Aim of the task
Whichever lines of the entries hold the word "frac" should be identified and copied.

-=-=-

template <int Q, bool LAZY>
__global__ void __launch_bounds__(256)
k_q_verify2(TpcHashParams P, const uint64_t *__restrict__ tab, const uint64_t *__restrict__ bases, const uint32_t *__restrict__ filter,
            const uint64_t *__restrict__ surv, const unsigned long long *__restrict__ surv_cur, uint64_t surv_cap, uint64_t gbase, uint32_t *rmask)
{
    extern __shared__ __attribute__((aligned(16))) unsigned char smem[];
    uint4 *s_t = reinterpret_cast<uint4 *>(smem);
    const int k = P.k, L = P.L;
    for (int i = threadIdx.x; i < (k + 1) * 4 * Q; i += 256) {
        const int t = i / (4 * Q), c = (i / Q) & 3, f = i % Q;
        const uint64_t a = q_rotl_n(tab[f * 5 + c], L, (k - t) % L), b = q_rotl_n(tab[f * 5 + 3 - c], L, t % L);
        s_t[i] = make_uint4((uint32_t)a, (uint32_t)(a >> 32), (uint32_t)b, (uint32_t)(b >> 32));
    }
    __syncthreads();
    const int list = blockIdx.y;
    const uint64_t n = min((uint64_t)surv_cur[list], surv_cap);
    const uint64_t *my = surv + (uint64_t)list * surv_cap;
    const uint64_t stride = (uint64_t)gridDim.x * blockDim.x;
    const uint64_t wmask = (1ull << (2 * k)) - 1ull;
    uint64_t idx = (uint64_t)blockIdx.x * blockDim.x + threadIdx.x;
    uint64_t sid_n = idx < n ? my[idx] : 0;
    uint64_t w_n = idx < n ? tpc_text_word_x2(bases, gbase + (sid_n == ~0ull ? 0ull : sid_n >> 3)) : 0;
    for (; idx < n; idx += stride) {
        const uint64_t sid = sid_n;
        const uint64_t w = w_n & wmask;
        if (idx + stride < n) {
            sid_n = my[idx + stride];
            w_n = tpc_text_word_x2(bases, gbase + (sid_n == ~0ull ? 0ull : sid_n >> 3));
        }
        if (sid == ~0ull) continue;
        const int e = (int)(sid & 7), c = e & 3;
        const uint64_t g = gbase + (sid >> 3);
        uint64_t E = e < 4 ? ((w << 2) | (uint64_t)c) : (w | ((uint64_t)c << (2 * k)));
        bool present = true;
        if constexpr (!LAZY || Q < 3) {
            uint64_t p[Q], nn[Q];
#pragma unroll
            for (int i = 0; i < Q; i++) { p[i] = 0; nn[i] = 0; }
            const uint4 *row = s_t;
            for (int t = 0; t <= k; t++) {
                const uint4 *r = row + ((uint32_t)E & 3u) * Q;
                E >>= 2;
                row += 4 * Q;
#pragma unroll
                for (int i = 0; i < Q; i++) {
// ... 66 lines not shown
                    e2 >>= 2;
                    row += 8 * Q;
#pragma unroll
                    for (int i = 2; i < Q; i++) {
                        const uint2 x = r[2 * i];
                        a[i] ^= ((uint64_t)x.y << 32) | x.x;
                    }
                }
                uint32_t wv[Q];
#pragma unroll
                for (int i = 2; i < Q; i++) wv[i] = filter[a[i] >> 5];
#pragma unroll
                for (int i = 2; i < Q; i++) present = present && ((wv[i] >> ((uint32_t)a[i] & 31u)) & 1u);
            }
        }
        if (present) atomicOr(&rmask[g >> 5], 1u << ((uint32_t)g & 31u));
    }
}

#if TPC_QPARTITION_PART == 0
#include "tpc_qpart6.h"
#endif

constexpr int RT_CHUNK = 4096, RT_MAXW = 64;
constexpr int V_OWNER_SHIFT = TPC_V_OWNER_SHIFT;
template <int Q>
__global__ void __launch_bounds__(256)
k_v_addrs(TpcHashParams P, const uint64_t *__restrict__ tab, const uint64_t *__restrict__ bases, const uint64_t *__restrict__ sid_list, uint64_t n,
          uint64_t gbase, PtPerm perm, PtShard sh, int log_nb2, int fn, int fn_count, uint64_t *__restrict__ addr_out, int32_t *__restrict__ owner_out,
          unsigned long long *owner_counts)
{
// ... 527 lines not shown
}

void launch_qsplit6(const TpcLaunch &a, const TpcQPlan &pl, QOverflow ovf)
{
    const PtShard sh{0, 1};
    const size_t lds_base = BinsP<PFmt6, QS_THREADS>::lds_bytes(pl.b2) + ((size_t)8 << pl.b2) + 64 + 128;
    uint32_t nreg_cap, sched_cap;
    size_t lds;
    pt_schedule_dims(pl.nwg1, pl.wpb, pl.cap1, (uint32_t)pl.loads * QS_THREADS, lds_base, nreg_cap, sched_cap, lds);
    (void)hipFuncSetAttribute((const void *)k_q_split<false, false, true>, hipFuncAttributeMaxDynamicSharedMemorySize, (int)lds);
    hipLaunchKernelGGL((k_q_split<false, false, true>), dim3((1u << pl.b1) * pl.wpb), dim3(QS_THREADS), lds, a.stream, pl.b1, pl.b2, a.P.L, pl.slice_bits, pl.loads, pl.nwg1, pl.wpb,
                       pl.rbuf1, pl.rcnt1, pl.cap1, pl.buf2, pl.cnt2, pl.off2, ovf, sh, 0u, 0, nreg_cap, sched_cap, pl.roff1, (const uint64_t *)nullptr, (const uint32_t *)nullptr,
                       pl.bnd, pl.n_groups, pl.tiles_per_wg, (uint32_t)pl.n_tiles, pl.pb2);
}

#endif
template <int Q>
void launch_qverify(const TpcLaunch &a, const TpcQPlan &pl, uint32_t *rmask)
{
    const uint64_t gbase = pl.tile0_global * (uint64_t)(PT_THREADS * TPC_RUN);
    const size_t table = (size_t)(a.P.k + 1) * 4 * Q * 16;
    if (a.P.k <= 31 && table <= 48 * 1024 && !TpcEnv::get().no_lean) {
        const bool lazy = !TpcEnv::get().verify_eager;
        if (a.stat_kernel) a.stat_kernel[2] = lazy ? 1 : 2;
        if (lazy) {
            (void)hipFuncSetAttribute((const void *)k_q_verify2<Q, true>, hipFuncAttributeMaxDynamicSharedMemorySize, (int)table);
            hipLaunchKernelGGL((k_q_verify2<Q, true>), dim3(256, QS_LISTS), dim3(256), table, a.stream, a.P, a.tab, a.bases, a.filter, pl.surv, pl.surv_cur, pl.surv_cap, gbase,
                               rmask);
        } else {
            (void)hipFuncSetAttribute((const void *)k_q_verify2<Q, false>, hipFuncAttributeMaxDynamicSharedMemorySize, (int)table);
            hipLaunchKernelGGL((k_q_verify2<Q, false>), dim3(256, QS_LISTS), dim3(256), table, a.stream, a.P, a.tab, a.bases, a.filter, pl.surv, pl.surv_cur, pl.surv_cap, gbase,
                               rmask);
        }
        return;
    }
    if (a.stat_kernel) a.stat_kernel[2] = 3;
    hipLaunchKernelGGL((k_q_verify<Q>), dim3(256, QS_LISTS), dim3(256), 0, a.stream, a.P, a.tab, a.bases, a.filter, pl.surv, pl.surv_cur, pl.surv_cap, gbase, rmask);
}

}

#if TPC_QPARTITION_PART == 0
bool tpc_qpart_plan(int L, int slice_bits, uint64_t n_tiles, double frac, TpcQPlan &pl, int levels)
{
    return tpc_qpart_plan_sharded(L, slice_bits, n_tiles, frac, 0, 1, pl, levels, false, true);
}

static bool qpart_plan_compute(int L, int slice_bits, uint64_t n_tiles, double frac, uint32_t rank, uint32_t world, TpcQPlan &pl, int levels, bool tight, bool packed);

-=-=-

Answer for this exercise
bool tpc_qpart_plan(int L, int slice_bits, uint64_t n_tiles, double frac, TpcQPlan &pl, int levels)
    return tpc_qpart_plan_sharded(L, slice_bits, n_tiles, frac, 0, 1, pl, levels, false, true);
static bool qpart_plan_compute(int L, int slice_bits, uint64_t n_tiles, double frac, uint32_t rank, uint32_t world, TpcQPlan &pl, int levels, bool tight, bool packed);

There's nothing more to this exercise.